SUPPLIED RECORDS below:

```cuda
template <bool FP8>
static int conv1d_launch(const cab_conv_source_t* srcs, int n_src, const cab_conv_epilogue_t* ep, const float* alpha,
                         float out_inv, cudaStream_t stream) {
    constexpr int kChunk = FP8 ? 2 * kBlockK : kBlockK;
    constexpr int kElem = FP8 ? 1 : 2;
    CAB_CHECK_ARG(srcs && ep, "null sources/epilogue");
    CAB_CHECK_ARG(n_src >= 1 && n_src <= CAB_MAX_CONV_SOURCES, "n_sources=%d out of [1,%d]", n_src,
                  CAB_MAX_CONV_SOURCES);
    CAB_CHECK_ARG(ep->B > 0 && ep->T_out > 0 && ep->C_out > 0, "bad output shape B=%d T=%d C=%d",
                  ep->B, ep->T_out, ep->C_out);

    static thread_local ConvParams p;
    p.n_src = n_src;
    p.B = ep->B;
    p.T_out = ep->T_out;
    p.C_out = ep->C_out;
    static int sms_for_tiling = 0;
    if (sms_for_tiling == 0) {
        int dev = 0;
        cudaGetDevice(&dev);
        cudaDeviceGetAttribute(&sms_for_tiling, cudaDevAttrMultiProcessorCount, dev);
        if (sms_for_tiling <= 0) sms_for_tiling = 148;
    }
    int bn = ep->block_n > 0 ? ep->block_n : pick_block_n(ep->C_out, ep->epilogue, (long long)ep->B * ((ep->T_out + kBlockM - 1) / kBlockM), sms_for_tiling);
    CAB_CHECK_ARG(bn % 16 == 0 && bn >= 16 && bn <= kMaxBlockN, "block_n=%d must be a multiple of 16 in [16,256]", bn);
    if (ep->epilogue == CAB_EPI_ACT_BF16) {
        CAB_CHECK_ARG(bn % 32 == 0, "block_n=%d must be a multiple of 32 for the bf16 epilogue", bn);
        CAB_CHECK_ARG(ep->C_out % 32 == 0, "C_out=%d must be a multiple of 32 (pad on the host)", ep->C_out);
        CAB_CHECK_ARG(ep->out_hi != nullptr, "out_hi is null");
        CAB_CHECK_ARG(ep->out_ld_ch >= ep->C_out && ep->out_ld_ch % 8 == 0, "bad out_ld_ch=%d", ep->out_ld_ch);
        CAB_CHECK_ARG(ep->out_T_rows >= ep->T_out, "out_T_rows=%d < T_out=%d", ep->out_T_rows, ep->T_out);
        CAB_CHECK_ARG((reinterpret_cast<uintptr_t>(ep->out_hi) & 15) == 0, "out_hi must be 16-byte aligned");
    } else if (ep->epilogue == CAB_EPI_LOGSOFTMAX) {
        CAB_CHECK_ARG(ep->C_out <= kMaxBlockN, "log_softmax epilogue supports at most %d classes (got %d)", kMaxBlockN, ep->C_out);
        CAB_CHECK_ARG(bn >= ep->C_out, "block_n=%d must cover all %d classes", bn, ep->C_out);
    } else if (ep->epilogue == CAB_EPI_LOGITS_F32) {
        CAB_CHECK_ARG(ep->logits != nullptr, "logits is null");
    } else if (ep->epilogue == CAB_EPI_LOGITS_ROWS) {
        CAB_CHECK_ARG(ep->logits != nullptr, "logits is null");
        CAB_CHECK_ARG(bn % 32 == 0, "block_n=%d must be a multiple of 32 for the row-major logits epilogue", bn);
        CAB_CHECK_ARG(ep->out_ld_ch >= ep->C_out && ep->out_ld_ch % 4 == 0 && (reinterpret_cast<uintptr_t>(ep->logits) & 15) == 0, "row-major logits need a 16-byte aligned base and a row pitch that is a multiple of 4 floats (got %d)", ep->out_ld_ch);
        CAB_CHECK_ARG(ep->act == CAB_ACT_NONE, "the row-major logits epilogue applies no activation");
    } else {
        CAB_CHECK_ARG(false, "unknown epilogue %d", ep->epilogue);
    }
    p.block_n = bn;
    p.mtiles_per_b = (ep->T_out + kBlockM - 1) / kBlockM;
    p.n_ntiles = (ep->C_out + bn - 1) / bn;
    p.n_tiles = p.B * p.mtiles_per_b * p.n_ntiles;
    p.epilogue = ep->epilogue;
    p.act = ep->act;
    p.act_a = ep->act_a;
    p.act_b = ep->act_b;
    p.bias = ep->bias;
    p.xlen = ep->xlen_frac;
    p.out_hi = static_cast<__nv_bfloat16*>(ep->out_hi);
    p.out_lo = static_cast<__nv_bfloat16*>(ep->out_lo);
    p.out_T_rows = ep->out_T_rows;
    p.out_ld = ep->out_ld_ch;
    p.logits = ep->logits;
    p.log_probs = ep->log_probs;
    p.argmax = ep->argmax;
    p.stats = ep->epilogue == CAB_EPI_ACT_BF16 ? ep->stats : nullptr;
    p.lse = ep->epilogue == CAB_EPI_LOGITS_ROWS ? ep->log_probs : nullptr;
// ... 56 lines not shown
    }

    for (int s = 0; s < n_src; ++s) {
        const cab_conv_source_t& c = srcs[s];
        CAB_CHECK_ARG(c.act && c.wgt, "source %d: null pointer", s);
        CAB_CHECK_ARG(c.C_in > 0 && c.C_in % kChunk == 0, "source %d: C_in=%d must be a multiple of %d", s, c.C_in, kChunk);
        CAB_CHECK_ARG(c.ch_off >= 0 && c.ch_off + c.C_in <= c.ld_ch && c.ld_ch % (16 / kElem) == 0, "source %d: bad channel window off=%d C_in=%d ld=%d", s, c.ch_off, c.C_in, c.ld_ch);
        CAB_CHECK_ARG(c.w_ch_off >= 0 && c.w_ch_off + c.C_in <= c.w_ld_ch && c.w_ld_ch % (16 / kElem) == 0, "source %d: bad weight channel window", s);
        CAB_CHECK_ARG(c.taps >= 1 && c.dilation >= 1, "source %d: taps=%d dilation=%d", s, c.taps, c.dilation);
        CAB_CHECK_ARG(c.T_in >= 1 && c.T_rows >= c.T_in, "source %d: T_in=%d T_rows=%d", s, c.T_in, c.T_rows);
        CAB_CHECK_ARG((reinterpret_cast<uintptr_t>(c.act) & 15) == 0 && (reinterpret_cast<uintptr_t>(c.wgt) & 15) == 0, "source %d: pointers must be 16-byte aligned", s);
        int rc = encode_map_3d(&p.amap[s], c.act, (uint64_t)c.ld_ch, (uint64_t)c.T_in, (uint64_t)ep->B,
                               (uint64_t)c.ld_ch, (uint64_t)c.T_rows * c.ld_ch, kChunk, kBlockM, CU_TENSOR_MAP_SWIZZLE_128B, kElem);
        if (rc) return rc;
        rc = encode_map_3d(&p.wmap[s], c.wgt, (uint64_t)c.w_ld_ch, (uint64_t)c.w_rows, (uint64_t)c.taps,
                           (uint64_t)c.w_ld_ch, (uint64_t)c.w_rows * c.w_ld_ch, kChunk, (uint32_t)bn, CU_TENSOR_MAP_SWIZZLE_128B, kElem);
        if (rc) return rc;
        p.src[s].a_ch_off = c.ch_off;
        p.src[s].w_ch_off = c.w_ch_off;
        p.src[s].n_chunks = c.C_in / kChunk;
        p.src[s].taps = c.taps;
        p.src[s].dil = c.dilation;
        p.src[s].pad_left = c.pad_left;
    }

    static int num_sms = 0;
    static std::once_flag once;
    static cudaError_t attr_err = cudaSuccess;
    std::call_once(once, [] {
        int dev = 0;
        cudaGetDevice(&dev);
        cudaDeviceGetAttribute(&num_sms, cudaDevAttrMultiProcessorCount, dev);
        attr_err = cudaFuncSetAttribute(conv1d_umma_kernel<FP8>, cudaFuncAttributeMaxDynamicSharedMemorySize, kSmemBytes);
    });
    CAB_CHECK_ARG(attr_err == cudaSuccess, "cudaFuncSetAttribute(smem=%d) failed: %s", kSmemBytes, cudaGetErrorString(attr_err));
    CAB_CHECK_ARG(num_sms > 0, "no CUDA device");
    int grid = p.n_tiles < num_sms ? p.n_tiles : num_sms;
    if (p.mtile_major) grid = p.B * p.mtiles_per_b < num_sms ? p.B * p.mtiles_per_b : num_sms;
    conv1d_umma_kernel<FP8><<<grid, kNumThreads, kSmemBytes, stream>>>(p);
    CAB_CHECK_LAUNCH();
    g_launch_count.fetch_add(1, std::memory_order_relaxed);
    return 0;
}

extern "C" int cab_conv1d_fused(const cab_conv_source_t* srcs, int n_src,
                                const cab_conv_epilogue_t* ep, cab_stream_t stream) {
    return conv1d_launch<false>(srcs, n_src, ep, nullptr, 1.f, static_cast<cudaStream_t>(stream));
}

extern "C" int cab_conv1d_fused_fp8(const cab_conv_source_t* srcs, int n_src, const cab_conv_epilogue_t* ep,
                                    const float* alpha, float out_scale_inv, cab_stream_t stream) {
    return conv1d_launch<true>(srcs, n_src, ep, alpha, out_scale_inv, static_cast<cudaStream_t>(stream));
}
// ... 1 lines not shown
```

End of SUPPLIED RECORDS.

DIRECTIONS FOR THIS TASK: Search the entries above for the string "nullptr". Copy each line in which it appears.

WRITTEN SOLUTION:
        CAB_CHECK_ARG(ep->out_hi != nullptr, "out_hi is null");
        CAB_CHECK_ARG(ep->logits != nullptr, "logits is null");
        CAB_CHECK_ARG(ep->logits != nullptr, "logits is null");
    p.stats = ep->epilogue == CAB_EPI_ACT_BF16 ? ep->stats : nullptr;
    p.lse = ep->epilogue == CAB_EPI_LOGITS_ROWS ? ep->log_probs : nullptr;
    return conv1d_launch<false>(srcs, n_src, ep, nullptr, 1.f, static_cast<cudaStream_t>(stream));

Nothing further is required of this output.